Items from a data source

Segment Open

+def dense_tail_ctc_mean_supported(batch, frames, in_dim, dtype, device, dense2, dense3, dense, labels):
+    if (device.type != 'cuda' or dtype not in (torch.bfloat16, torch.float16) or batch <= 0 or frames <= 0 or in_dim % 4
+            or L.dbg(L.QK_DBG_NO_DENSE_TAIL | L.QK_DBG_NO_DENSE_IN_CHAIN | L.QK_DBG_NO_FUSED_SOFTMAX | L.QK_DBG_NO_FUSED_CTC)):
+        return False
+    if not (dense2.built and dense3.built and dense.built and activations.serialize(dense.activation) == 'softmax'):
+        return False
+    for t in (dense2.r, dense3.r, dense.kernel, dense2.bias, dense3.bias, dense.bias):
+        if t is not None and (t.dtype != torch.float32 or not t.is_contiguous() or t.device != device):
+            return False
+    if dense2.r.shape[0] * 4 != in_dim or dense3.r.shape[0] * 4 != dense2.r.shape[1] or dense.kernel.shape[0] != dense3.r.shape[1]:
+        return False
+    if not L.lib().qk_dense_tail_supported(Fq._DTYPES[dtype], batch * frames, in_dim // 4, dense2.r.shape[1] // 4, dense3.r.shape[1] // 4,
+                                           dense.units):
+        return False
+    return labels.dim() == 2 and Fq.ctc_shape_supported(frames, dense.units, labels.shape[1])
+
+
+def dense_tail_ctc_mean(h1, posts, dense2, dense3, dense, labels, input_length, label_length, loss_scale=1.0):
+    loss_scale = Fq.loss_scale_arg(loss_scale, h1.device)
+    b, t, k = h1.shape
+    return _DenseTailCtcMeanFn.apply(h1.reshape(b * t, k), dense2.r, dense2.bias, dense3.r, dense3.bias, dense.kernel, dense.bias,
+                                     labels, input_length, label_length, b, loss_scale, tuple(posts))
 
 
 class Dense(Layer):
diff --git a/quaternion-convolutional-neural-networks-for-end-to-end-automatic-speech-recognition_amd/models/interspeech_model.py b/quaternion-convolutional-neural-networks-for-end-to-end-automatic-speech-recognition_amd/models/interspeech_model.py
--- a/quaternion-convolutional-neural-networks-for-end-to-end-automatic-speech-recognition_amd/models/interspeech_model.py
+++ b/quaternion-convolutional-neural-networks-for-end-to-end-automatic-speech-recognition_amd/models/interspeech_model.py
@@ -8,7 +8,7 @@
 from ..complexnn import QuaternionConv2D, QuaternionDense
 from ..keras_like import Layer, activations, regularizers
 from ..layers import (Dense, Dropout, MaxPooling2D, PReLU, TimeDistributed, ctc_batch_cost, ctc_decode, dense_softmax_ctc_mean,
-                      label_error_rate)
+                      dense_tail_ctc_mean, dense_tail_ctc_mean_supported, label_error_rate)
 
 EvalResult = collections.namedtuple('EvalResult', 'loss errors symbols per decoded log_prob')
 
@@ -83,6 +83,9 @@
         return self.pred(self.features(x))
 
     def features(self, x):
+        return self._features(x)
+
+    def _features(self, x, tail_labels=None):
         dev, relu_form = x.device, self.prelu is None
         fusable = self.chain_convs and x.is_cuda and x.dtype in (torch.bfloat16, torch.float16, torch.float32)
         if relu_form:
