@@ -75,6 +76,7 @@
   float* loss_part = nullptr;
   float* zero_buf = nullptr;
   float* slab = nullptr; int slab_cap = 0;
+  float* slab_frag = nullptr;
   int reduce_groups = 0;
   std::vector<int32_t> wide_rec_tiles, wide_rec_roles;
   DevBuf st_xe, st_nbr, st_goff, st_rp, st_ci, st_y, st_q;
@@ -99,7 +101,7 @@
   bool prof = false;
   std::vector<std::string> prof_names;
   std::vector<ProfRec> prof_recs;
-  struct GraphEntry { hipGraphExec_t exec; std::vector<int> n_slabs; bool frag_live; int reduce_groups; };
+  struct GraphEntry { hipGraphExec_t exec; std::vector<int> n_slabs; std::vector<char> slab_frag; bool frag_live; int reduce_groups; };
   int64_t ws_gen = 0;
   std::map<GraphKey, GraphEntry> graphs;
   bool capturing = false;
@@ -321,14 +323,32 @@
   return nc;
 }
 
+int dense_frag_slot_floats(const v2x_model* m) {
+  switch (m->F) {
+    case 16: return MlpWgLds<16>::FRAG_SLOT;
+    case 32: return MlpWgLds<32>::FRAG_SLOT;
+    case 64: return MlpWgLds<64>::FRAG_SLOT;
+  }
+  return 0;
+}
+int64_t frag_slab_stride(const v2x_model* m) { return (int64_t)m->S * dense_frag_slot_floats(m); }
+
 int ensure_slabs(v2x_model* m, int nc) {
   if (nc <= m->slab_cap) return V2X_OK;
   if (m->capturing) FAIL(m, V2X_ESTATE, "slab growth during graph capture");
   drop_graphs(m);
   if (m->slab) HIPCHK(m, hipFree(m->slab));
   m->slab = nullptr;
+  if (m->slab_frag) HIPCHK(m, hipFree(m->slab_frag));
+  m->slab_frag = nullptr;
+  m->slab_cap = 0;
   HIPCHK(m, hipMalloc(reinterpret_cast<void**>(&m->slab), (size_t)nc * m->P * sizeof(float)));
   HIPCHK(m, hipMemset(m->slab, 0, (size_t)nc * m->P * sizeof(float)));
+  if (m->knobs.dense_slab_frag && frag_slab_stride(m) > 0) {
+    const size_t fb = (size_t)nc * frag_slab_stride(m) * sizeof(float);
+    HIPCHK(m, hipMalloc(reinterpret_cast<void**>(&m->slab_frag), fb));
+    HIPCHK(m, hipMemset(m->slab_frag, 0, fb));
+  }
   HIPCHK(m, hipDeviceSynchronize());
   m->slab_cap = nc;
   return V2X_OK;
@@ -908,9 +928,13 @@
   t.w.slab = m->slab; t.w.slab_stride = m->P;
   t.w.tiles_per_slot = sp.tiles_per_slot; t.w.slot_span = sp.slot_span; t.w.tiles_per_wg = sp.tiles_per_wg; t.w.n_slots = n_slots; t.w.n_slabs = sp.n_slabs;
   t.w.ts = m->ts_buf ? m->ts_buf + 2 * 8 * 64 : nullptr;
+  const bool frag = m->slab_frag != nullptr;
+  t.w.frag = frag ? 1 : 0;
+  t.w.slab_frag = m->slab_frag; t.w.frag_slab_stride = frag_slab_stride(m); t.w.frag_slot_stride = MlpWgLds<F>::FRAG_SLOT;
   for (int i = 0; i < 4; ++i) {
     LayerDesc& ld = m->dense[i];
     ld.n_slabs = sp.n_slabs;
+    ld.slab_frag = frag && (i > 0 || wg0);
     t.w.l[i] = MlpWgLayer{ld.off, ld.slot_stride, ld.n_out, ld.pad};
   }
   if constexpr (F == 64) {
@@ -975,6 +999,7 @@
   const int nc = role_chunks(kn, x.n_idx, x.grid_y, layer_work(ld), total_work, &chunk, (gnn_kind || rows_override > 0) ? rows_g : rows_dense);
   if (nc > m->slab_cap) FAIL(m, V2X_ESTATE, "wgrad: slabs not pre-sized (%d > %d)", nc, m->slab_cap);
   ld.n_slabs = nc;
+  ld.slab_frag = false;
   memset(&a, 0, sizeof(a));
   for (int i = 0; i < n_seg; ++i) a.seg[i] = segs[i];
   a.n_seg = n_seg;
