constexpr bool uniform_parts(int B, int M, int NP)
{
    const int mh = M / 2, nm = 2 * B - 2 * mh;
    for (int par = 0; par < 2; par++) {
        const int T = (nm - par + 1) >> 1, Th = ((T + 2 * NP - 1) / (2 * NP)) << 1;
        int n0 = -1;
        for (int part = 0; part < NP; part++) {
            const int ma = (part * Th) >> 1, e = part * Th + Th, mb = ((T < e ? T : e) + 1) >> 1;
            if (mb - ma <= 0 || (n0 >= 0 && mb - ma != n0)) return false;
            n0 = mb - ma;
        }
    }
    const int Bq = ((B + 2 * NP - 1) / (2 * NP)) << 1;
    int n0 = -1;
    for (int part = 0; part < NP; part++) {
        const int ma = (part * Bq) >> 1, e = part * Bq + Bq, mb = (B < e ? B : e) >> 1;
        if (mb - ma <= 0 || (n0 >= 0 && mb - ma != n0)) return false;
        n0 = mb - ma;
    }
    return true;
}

Segment Closed
Segment Open

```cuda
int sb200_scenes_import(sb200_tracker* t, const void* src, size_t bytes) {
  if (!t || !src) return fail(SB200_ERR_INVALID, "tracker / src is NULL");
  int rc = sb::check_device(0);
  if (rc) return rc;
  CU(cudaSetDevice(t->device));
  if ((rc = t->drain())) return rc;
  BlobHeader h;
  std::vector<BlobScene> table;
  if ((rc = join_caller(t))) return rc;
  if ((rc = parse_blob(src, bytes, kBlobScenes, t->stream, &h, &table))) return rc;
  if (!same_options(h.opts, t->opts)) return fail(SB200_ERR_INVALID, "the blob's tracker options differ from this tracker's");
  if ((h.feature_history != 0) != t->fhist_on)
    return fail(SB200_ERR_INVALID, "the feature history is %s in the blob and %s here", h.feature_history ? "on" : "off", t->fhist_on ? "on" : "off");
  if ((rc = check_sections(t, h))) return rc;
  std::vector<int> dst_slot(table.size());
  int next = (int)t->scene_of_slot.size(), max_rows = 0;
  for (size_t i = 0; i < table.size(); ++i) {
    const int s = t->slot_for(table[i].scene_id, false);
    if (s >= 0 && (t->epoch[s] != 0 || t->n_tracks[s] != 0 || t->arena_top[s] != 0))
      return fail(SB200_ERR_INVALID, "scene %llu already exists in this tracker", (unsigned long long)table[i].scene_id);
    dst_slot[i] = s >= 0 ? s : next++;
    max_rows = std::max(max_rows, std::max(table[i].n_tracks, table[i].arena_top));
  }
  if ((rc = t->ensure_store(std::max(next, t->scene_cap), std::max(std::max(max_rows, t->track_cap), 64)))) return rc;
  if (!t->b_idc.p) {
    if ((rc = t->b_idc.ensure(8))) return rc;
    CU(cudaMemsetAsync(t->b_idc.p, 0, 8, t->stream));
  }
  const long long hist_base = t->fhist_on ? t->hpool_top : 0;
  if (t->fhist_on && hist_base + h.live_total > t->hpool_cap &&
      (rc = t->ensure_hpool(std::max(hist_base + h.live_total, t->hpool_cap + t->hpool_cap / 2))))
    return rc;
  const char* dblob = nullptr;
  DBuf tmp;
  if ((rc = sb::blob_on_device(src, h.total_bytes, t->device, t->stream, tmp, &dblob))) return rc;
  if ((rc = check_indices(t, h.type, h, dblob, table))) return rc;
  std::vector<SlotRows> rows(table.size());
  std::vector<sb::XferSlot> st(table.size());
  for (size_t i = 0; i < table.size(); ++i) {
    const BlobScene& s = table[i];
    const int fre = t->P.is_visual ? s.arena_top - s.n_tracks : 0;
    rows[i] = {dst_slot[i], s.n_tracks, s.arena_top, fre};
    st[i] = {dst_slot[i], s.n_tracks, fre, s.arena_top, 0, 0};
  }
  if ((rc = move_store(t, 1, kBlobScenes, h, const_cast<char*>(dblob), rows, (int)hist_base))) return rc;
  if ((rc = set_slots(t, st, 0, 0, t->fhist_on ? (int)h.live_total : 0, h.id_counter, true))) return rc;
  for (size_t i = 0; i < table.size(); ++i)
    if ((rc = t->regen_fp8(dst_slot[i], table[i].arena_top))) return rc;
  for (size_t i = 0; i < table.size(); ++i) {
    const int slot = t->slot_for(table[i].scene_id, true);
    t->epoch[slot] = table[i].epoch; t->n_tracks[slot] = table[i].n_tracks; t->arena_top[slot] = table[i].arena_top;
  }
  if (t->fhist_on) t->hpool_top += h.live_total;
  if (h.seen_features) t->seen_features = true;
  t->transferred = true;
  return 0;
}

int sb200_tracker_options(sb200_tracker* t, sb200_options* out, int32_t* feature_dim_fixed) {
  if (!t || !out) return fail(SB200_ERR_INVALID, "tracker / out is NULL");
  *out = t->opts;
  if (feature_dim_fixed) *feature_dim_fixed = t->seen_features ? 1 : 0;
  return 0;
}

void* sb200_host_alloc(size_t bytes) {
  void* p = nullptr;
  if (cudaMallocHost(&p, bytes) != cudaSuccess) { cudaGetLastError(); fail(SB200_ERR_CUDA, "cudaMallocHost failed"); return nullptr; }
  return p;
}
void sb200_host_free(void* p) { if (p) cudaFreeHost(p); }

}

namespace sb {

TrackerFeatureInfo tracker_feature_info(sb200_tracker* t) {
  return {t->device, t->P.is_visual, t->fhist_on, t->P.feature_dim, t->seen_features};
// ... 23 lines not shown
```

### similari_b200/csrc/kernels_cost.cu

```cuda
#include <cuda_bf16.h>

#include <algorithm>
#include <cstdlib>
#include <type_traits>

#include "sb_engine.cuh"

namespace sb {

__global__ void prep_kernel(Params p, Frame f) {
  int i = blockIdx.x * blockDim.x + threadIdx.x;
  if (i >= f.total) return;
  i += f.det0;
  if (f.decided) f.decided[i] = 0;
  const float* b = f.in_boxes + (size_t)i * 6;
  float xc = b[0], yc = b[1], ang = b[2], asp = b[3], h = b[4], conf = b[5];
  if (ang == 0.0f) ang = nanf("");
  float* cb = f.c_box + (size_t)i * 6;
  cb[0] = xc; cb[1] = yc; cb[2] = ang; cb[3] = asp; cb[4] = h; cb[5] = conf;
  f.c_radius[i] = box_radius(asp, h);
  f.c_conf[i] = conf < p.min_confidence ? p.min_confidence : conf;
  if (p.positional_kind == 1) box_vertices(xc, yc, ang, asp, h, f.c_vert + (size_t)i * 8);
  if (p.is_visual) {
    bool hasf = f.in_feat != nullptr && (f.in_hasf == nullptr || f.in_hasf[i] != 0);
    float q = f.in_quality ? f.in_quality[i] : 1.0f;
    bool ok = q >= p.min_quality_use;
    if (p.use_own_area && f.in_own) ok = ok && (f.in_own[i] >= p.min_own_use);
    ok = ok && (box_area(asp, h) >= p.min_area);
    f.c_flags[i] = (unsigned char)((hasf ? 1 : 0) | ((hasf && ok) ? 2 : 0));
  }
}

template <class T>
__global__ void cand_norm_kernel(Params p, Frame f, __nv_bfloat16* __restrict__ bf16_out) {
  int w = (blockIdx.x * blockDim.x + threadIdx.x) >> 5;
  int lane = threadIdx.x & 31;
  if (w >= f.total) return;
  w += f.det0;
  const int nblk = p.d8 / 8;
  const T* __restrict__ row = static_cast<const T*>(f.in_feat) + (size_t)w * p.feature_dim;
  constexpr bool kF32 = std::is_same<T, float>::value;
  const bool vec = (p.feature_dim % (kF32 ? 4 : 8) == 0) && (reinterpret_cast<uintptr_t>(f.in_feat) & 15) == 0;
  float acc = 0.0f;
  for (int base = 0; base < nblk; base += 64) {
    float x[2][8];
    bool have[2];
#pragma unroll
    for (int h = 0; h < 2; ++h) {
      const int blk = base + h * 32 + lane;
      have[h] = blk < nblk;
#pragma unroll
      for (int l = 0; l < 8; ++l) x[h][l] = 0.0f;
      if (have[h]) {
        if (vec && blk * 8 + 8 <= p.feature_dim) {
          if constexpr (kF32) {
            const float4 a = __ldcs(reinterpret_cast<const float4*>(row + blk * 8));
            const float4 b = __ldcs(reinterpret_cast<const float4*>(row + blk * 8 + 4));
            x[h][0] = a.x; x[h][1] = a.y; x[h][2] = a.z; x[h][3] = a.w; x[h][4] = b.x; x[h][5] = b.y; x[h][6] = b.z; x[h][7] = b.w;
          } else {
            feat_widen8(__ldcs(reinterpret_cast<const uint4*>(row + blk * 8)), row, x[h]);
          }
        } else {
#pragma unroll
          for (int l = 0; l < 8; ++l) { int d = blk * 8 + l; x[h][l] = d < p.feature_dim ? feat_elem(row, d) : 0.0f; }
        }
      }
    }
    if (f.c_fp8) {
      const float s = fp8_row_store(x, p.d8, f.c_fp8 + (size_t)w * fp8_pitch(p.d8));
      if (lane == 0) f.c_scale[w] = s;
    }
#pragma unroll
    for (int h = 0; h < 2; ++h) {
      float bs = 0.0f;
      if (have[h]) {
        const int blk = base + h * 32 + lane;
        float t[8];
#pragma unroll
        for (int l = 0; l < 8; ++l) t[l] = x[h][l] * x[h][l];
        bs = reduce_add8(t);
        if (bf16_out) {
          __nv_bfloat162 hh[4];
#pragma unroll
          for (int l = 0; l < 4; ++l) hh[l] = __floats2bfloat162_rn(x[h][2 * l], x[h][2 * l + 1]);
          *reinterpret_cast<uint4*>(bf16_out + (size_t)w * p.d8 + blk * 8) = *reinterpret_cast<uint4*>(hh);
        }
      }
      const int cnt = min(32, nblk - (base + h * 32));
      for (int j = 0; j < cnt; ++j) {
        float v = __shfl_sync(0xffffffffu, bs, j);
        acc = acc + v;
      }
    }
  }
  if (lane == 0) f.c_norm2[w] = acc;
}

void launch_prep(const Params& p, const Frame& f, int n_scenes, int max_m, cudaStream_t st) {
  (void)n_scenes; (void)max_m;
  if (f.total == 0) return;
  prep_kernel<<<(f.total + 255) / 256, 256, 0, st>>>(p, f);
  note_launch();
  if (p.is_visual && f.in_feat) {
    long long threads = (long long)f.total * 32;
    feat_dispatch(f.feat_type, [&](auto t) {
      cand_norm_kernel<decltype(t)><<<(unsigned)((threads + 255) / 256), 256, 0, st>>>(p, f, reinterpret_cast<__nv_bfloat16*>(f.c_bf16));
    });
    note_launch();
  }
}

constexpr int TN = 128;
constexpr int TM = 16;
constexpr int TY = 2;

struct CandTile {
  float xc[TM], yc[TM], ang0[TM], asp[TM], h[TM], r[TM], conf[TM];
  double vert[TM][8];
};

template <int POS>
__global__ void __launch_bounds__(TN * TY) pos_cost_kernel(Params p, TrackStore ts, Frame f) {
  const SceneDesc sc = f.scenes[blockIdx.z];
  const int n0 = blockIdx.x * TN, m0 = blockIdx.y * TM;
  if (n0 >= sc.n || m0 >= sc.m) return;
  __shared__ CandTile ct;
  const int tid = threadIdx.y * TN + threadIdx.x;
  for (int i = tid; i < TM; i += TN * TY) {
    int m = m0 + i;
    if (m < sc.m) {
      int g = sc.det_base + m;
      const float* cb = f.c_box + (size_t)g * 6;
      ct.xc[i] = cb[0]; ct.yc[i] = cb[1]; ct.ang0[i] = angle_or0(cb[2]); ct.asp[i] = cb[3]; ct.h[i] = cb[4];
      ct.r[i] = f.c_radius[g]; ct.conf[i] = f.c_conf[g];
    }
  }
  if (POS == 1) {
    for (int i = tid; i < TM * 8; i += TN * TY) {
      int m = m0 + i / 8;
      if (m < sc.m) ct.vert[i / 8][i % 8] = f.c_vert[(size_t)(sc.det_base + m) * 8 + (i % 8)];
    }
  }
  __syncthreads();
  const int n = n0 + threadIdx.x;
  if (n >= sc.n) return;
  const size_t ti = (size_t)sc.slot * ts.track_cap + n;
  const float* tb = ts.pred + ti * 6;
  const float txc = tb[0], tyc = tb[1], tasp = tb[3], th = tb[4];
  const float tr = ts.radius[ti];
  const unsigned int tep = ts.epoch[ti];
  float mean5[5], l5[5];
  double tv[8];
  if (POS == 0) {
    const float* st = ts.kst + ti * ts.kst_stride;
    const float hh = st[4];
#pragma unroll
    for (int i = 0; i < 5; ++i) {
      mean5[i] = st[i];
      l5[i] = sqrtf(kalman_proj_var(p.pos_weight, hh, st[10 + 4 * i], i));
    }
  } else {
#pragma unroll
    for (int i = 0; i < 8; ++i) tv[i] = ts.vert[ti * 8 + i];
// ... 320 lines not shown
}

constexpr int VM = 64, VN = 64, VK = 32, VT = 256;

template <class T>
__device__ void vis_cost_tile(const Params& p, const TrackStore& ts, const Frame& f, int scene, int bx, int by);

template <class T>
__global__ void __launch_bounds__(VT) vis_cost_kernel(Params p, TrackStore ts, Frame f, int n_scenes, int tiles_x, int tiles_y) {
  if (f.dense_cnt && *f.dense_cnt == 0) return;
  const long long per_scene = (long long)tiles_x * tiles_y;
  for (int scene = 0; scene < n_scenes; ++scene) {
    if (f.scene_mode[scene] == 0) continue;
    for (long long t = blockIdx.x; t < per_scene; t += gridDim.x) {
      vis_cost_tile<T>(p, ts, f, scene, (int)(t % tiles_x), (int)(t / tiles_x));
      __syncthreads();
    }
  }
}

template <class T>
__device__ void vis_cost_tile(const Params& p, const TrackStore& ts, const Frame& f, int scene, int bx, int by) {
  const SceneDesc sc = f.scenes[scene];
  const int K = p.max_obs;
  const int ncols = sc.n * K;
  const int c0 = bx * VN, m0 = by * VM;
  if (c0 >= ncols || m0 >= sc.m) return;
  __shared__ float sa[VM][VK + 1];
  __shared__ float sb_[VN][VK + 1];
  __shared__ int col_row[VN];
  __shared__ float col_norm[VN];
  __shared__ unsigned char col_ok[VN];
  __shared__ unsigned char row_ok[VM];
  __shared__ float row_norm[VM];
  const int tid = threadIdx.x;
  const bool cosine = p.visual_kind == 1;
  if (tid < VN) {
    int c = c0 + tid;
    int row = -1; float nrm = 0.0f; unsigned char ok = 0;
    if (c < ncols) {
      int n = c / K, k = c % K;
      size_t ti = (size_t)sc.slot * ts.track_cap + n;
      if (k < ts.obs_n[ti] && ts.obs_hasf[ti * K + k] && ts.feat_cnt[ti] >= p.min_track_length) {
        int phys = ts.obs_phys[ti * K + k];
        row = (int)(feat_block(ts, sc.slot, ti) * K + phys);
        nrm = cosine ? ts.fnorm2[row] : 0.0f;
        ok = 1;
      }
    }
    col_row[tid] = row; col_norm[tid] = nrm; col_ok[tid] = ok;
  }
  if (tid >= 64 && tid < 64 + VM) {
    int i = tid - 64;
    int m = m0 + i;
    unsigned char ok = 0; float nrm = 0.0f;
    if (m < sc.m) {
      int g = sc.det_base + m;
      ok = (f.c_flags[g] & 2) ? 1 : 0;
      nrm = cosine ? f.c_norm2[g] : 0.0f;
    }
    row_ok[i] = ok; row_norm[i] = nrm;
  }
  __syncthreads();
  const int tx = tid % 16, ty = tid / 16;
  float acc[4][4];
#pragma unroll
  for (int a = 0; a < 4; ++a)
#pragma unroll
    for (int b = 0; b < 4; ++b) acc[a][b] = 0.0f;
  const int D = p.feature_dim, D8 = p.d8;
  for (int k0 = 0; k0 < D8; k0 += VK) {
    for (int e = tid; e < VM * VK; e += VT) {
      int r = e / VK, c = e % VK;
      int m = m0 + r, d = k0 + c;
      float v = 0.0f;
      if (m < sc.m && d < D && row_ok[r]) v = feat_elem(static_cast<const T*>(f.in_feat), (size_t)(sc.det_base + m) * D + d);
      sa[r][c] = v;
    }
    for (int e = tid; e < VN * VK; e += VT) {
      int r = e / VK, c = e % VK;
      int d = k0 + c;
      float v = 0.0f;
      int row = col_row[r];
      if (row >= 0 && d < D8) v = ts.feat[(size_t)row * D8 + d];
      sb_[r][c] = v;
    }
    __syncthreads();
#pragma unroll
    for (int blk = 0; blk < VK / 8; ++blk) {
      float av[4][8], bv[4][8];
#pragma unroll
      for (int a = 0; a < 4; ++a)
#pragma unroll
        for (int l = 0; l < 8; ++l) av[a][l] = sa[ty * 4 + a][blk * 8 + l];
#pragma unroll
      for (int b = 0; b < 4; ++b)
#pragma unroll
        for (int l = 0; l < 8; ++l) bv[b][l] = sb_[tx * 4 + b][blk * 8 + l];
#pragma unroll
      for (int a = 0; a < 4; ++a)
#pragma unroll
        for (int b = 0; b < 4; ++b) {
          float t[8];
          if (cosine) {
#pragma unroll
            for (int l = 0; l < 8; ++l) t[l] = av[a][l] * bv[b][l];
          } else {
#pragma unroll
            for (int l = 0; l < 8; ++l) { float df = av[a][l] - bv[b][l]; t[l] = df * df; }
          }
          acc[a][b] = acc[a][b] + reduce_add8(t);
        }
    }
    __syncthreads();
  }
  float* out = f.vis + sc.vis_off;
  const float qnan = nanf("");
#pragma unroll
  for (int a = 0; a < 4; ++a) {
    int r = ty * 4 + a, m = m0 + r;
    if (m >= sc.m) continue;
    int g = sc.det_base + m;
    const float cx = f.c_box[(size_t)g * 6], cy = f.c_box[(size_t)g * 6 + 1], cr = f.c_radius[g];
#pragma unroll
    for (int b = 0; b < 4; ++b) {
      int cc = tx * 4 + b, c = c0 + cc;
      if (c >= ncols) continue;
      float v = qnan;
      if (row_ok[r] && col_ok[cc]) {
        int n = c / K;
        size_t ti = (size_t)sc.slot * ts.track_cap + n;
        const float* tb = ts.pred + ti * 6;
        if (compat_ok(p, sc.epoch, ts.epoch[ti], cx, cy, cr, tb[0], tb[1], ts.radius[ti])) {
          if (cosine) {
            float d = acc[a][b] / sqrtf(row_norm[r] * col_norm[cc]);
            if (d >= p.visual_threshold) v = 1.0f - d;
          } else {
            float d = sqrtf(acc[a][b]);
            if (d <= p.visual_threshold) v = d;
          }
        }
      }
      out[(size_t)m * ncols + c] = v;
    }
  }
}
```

Segment Closed

> _WHAT THIS TASK INVOLVES_
The word "epoch" appears in some of the lines above. Copy those lines.

> _SOLUTION TO THIS PROBLEM_
    if (s >= 0 && (t->epoch[s] != 0 || t->n_tracks[s] != 0 || t->arena_top[s] != 0))
    t->epoch[slot] = table[i].epoch; t->n_tracks[slot] = table[i].n_tracks; t->arena_top[slot] = table[i].arena_top;
  const unsigned int tep = ts.epoch[ti];
        if (compat_ok(p, sc.epoch, ts.epoch[ti], cx, cy, cr, tb[0], tb[1], ts.radius[ti])) {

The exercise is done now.